飞坦冷哼一声:“干得漂亮。”
我从来没听过他夸我,倒是让我觉得有点稀奇。
“你怎么也跑出来了?”
他顿了顿,不太想说:“就因为一些原因……我和伙伴们都出来了。”
看他不想说,我也不强求,毕竟每个人都有自己不堪回首的过去。
“行啦,不想说可以不说。”我打了个哈欠,“先睡会儿吧。也不知道明天他们会怎么对我们。”
“会有人来找我们的。”飞坦平静又自信地说道。
“你的同伴们吗?”我问。
“嗯。”
净吹牛,之前他在我那里呆了那么些天也没人找过来。
“如果不是你把我捡走了,他们早就找到我了。”飞坦有些郁闷,“真倒霉。”
我冷笑一声:“是啊,那你早就被翻垃圾那些人分着吃了。”
忘恩负义的家伙!气死我了!
他还倒霉?我才倒霉呢!平白无故被人抓起来!
他一时语塞,过了一会儿才说:“出去后你要什么我给你弄来。”
我把手放下,抱在胸前:“你给我十包辣条吧。”
他不敢置信地说:“我就值十包辣条?!”
我冷笑一声:“那就八包。
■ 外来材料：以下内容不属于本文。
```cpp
int vsx_prof_enable(int64_t on, int64_t max_samples);
int vsx_prof_pause(int64_t paused);
int vsx_prof_collect(int64_t* n_launches, double* total_ms, double* total_flop);
int vsx_prof_collect_roofline(double peak_flops, double peak_bytes_per_s, int64_t* n_launches, double* total_ms,
                              double* total_flop, double* total_bytes, double* floor_ms, double* byte_bound_ms);

#define VSX_COMM_OP_SEND 1
#define VSX_COMM_OP_RECV 2
#define VSX_COMM_OP_ALLGATHER 3
#define VSX_COMM_OP_ALLREDUCE 4
#define VSX_COMM_OP_LOCAL_COPY 5
#define VSX_COMM_OP_GROUP_START 6
#define VSX_COMM_OP_GROUP_END 7
int vsx_comm_unique_id(void* id128);
int vsx_comm_init(int64_t rank, int64_t nranks, const void* id128);
int vsx_comm_init_recording(int64_t rank, int64_t nranks);
int64_t vsx_comm_recorded(int64_t* out, int64_t capacity);
int64_t vsx_comm_size(void);
int64_t vsx_comm_rank(void);
int vsx_comm_destroy(void);
int vsx_allgather_kv(const void* kv_local, void* kv_all, int64_t batch, int64_t elems_per_batch,
                     vsx_stream_t stream);
int vsx_allgather_f32(const float* local, float* all, int64_t count, vsx_stream_t stream);
int vsx_allreduce_gnstats(float* partial, int64_t count, vsx_stream_t stream);
int vsx_alltoall_f16(const void* send, void* recv, int64_t nouter, int64_t ninner, int64_t block_elems,
                     const int64_t* send_strides, const int64_t* recv_strides, vsx_stream_t stream);

int vsx_geglu_fwd(const void* y2, void* out, int64_t M, int64_t N, vsx_stream_t stream);
int vsx_geglu_bwd(const void* dout, const void* y2, void* dy2, int64_t M, int64_t N, vsx_stream_t stream);
int vsx_silu_bwd(const void* dy, const void* x, void* dx, int64_t n, vsx_stream_t stream);
int64_t vsx_groupnorm_bwd_workspace(int64_t nimg, int64_t rows, int64_t groups);
int vsx_groupnorm_bwd(const void* dy, const void* x1, const void* x2, int64_t nimg, int64_t rows, int64_t C1,
                      int64_t C2, int64_t groups, const void* gamma, const void* beta, float eps, int64_t silu,
                      void* ws, void* dx1, void* dx2, vsx_stream_t stream);
// ... 37 lines not shown
```

videoswap_amd/_lib.py:

```python
import ctypes
import os
from ctypes import POINTER, Structure, c_char_p, c_double, c_float, c_int, c_int32, c_int64, c_void_p

_HERE = os.path.dirname(os.path.abspath(__file__))
VARIANT = os.environ.get('VSX_LIB_VARIANT') or None
LIB_PATH = os.path.join(_HERE, 'lib', 'libvsx.so' if not VARIANT else f'libvsx_{VARIANT}.so')

VSX_ABI_VERSION = 13
VSX_E_UNSUPPORTED = -2


class VsxError(RuntimeError):
    pass


class GemmDesc(Structure):

    def __init__(self, *args, **kwargs):
        super().__init__(*args, **kwargs)
        if 'pad_lo' not in kwargs:
            self.pad_lo = -1
        if 'pad_hi' not in kwargs:
            self.pad_hi = -1

    _fields_ = [
        ('M', c_int64), ('N', c_int64), ('K', c_int64),
        ('batch0', c_int64), ('batch1', c_int64),
        ('A', c_void_p), ('A2', c_void_p),
        ('lda', c_int64), ('a_bs0', c_int64), ('a_bs1', c_int64),
        ('a_mode', c_int64), ('H', c_int64), ('W', c_int64), ('C1', c_int64), ('C2', c_int64),
        ('ks', c_int64), ('stride', c_int64), ('upsample', c_int64),
        ('B', c_void_p), ('ldb', c_int64), ('b_bs0', c_int64), ('b_bs1', c_int64),
        ('C', c_void_p), ('ldc', c_int64), ('c_bs0', c_int64), ('c_bs1', c_int64),
        ('c_mode', c_int64), ('c_rows_per_img', c_int64), ('c_img_stride', c_int64),
        ('bias', c_void_p), ('rowvec', c_void_p), ('rows_per_vec', c_int64),
        ('residual', c_void_p), ('ldr', c_int64), ('r_bs0', c_int64), ('r_bs1', c_int64),
        ('geglu', c_int64), ('alpha', c_double),
        ('workspace', c_void_p), ('workspace_bytes', c_int64),
        ('pad_lo', c_int64), ('pad_hi', c_int64),
        ('rowscale', c_void_p), ('colvec', c_void_p),
        ('rowstats', c_void_p), ('rowstats_parts', c_int64),
    ]


PROTOTYPES = {
    'vsx_abi_version': (c_int, []),
    'vsx_last_error': (c_char_p, []),
    'vsx_source_digest': (c_char_p, []),
    'vsx_set_option': (c_int, [c_char_p, c_int64]),
    'vsx_gemm_f16': (c_int, [POINTER(GemmDesc), c_void_p]),
    'vsx_gemm_workspace': (c_int64, [POINTER(GemmDesc)]),
    'vsx_gemm_rowstats_parts': (c_int64, [POINTER(GemmDesc)]),
    'vsx_groupnorm_chunks': (c_int64, [c_int64, c_int64]),
    'vsx_groupnorm_stats': (c_int, [c_void_p, c_void_p, c_int64, c_int64, c_int64, c_int64, c_int64, c_void_p,
                                    c_void_p]),
    'vsx_groupnorm_apply': (c_int, [c_void_p, c_void_p, c_int64, c_int64, c_int64, c_int64, c_int64, c_void_p,
                                    c_int64, c_int64, c_void_p, c_void_p, c_float, c_int64, c_void_p, c_void_p, c_void_p]),
    'vsx_row_stats': (c_int, [c_void_p, c_int64, c_int64, c_float, c_void_p, c_void_p]),
    'vsx_row_stats_combine': (c_int, [c_void_p, c_int64, c_int64, c_int64, c_float, c_void_p, c_void_p]),
    'vsx_layernorm': (c_int, [c_void_p, c_int64, c_int64, c_void_p, c_void_p, c_float, c_void_p, c_int64, c_int64,
                              c_int64, c_void_p, c_void_p]),
    'vsx_attention_f16': (c_int, [c_void_p, c_void_p, c_void_p, c_void_p] + [c_int64] * 14 + [c_float, c_void_p]),
    'vsx_attention_lse_f16': (c_int, [c_void_p, c_void_p, c_void_p, c_void_p, c_void_p] + [c_int64] * 15 + [c_float, c_void_p]),
    'vsx_attention_bwd_supported': (c_int64, [c_int64]),
    'vsx_attention_bwd_f16': (c_int, [c_void_p] * 13 + [c_int64] * 9 + [c_float, c_void_p]),
    'vsx_softmax_rows': (c_int, [c_void_p, c_int64, c_int64, c_int64, c_void_p]),
    'vsx_softmax_rows_causal': (c_int, [c_void_p, c_int64, c_int64, c_int64, c_int64, c_void_p]),
    'vsx_temporal_attention_f16': (c_int, [c_void_p, c_void_p, c_void_p, c_void_p] + [c_int64] * 9
                                   + [c_float, c_void_p]),
    'vsx_silu': (c_int, [c_void_p, c_void_p, c_int64, c_void_p]),
    'vsx_quick_gelu': (c_int, [c_void_p, c_void_p, c_int64, c_void_p]),
    'vsx_axpy': (c_int, [c_void_p, c_void_p, c_float, c_void_p, c_int64, c_void_p]),
    'vsx_pack_latents': (c_int, [c_void_p, c_void_p, c_int64, c_int64, c_int64, c_int64, c_int64, c_void_p]),
    'vsx_unpack_latents': (c_int, [c_void_p, c_void_p, c_int64, c_int64, c_int64, c_int64, c_int64, c_void_p]),
    'vsx_cfg_ddim_step': (c_int, [c_void_p, c_void_p, c_void_p, c_float, c_float, c_float, c_void_p, c_int64,
                                  c_void_p]),
    'vsx_masked_blend': (c_int, [c_void_p, c_void_p, c_void_p, c_void_p, c_int64, c_int64, c_void_p]),
    'vsx_adapter_scatter': (c_int, [c_void_p, c_void_p, c_void_p, c_void_p, c_int64, c_int64, c_int64, c_int64,
                                    c_int64, c_float, c_float, c_void_p]),
    'vsx_prof_enable': (c_int, [c_int64, c_int64]),
    'vsx_comm_unique_id': (c_int, [c_void_p]),
    'vsx_comm_init': (c_int, [c_int64, c_int64, c_void_p]),
    'vsx_comm_init_recording': (c_int, [c_int64, c_int64]),
    'vsx_comm_recorded': (c_int64, [POINTER(c_int64), c_int64]),
    'vsx_comm_size': (c_int64, []),
    'vsx_comm_rank': (c_int64, []),
    'vsx_comm_destroy': (c_int, []),
    'vsx_allgather_kv': (c_int, [c_void_p, c_void_p, c_int64, c_int64, c_void_p]),
    'vsx_allgather_f32': (c_int, [c_void_p, c_void_p, c_int64, c_void_p]),
    'vsx_allreduce_gnstats': (c_int, [c_void_p, c_int64, c_void_p]),
    'vsx_prof_pause': (c_int, [c_int64]),
    'vsx_prof_collect': (c_int, [POINTER(c_int64), POINTER(c_double), POINTER(c_double)]),
    'vsx_prof_collect_roofline': (c_int, [c_double, c_double, POINTER(c_int64), POINTER(c_double), POINTER(c_double),
                                          POINTER(c_double), POINTER(c_double), POINTER(c_double)]),
    'vsx_geglu_fwd': (c_int, [c_void_p, c_void_p, c_int64, c_int64, c_void_p]),
    'vsx_geglu_bwd': (c_int, [c_void_p, c_void_p, c_void_p, c_int64, c_int64, c_void_p]),
    'vsx_silu_bwd': (c_int, [c_void_p, c_void_p, c_void_p, c_int64, c_void_p]),
    'vsx_groupnorm_bwd_workspace': (c_int64, [c_int64, c_int64, c_int64]),
    'vsx_groupnorm_bwd': (c_int, [c_void_p, c_void_p, c_void_p, c_int64, c_int64, c_int64, c_int64, c_int64, c_void_p,
                                  c_void_p, c_float, c_int64, c_void_p, c_void_p, c_void_p, c_void_p]),
    'vsx_layernorm_bwd': (c_int, [c_void_p, c_void_p, c_void_p, c_float, c_void_p, c_int64, c_int64, c_void_p]),
    'vsx_softmax_bwd': (c_int, [c_void_p, c_void_p, c_int64, c_int64, c_int64, c_float, c_void_p]),
    'vsx_sum_pool2x2': (c_int, [c_void_p, c_void_p, c_int64, c_int64, c_int64, c_int64, c_void_p]),
    'vsx_adapter_gather': (c_int, [c_void_p, c_void_p, c_void_p, c_void_p, c_int64, c_int64, c_int64, c_int64, c_int64,
                                   c_float, c_float, c_void_p]),
    'vsx_alltoall_f16': (c_int, [c_void_p, c_void_p, c_int64, c_int64, c_int64, POINTER(c_int64), POINTER(c_int64),
                                 c_void_p]),
    'vsx_dift_sample_points': (c_int, [c_void_p] + [c_int64] * 7 + [c_void_p, c_int64, c_void_p, c_int64, c_void_p,
                                                                       c_void_p, c_void_p]),
    'vsx_dift_cosine_map_workspace': (c_int64, [c_int64] * 5),
    'vsx_dift_cosine_map': (c_int, [c_void_p] + [c_int64] * 7 + [c_void_p, c_int64, c_int64, c_void_p, c_int64,
                                                                    c_void_p, c_void_p, c_void_p, c_void_p]),
    'vsx_coord_mlp_f32': (c_int, [c_void_p] + [c_int64] * 10 + [c_void_p, c_int64, c_void_p, c_void_p]),
    'vsx_hash_grid_geometry': (c_int64, [c_int64] * 4 + [c_double] + [c_void_p] * 5),
    'vsx_hash_grid_f32': (c_int, [c_void_p, c_int64, c_int64, c_void_p] + [c_int64] * 5 + [c_double, c_void_p, c_void_p]),
    'vsx_hash_mlp_f32': (c_int, [c_void_p, c_int64, c_int64, c_void_p] + [c_int64] * 5 + [c_double] + [c_int64] * 5
                         + [c_void_p, c_int64, c_void_p, c_void_p]),
}
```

”
他金色的眸子无语地看着我:“你是不是脑子不好啊?”
“哼!”懒得和他掰扯,我闭上眼睛不再看他。
过了一会儿,飞坦也不知道是不是睡着了,身子靠了过来,头搭在我的肩上。
算了,看在他是个伤员的份上,就不跟他计较了。
我们俩在这寂静的,啊,充满老鼠叫声的地牢里……
“你能把那俩老鼠弄死吗?!”飞坦忍无可忍,抬起头对我说。
我摸了摸鼻子,伸手拧断了那俩老鼠的脖子。
“睡吧。”我往飞坦身边挪了挪,贴着他,“特准你靠着我睡。”
飞坦嗤笑一声,倒也没有多说什么,头倒在我肩膀上闭上了眼睛。
我也将头微微一偏靠在他脑袋上睡着了。
这些天我已经习惯了和他睡在一起,两个人身上的温度能一定程度地驱散寒意维持体温。
飞坦经过一夜的休整状态好多了。至少他能抬手将他旁边的死老鼠丢开了。
“醒了?”他回头看着我。
我点点头:“嗯。”
“一会儿你跟紧我。”他将手指尖夹着的纸条递给我,“我同伴传来的信息,他们今早动手。”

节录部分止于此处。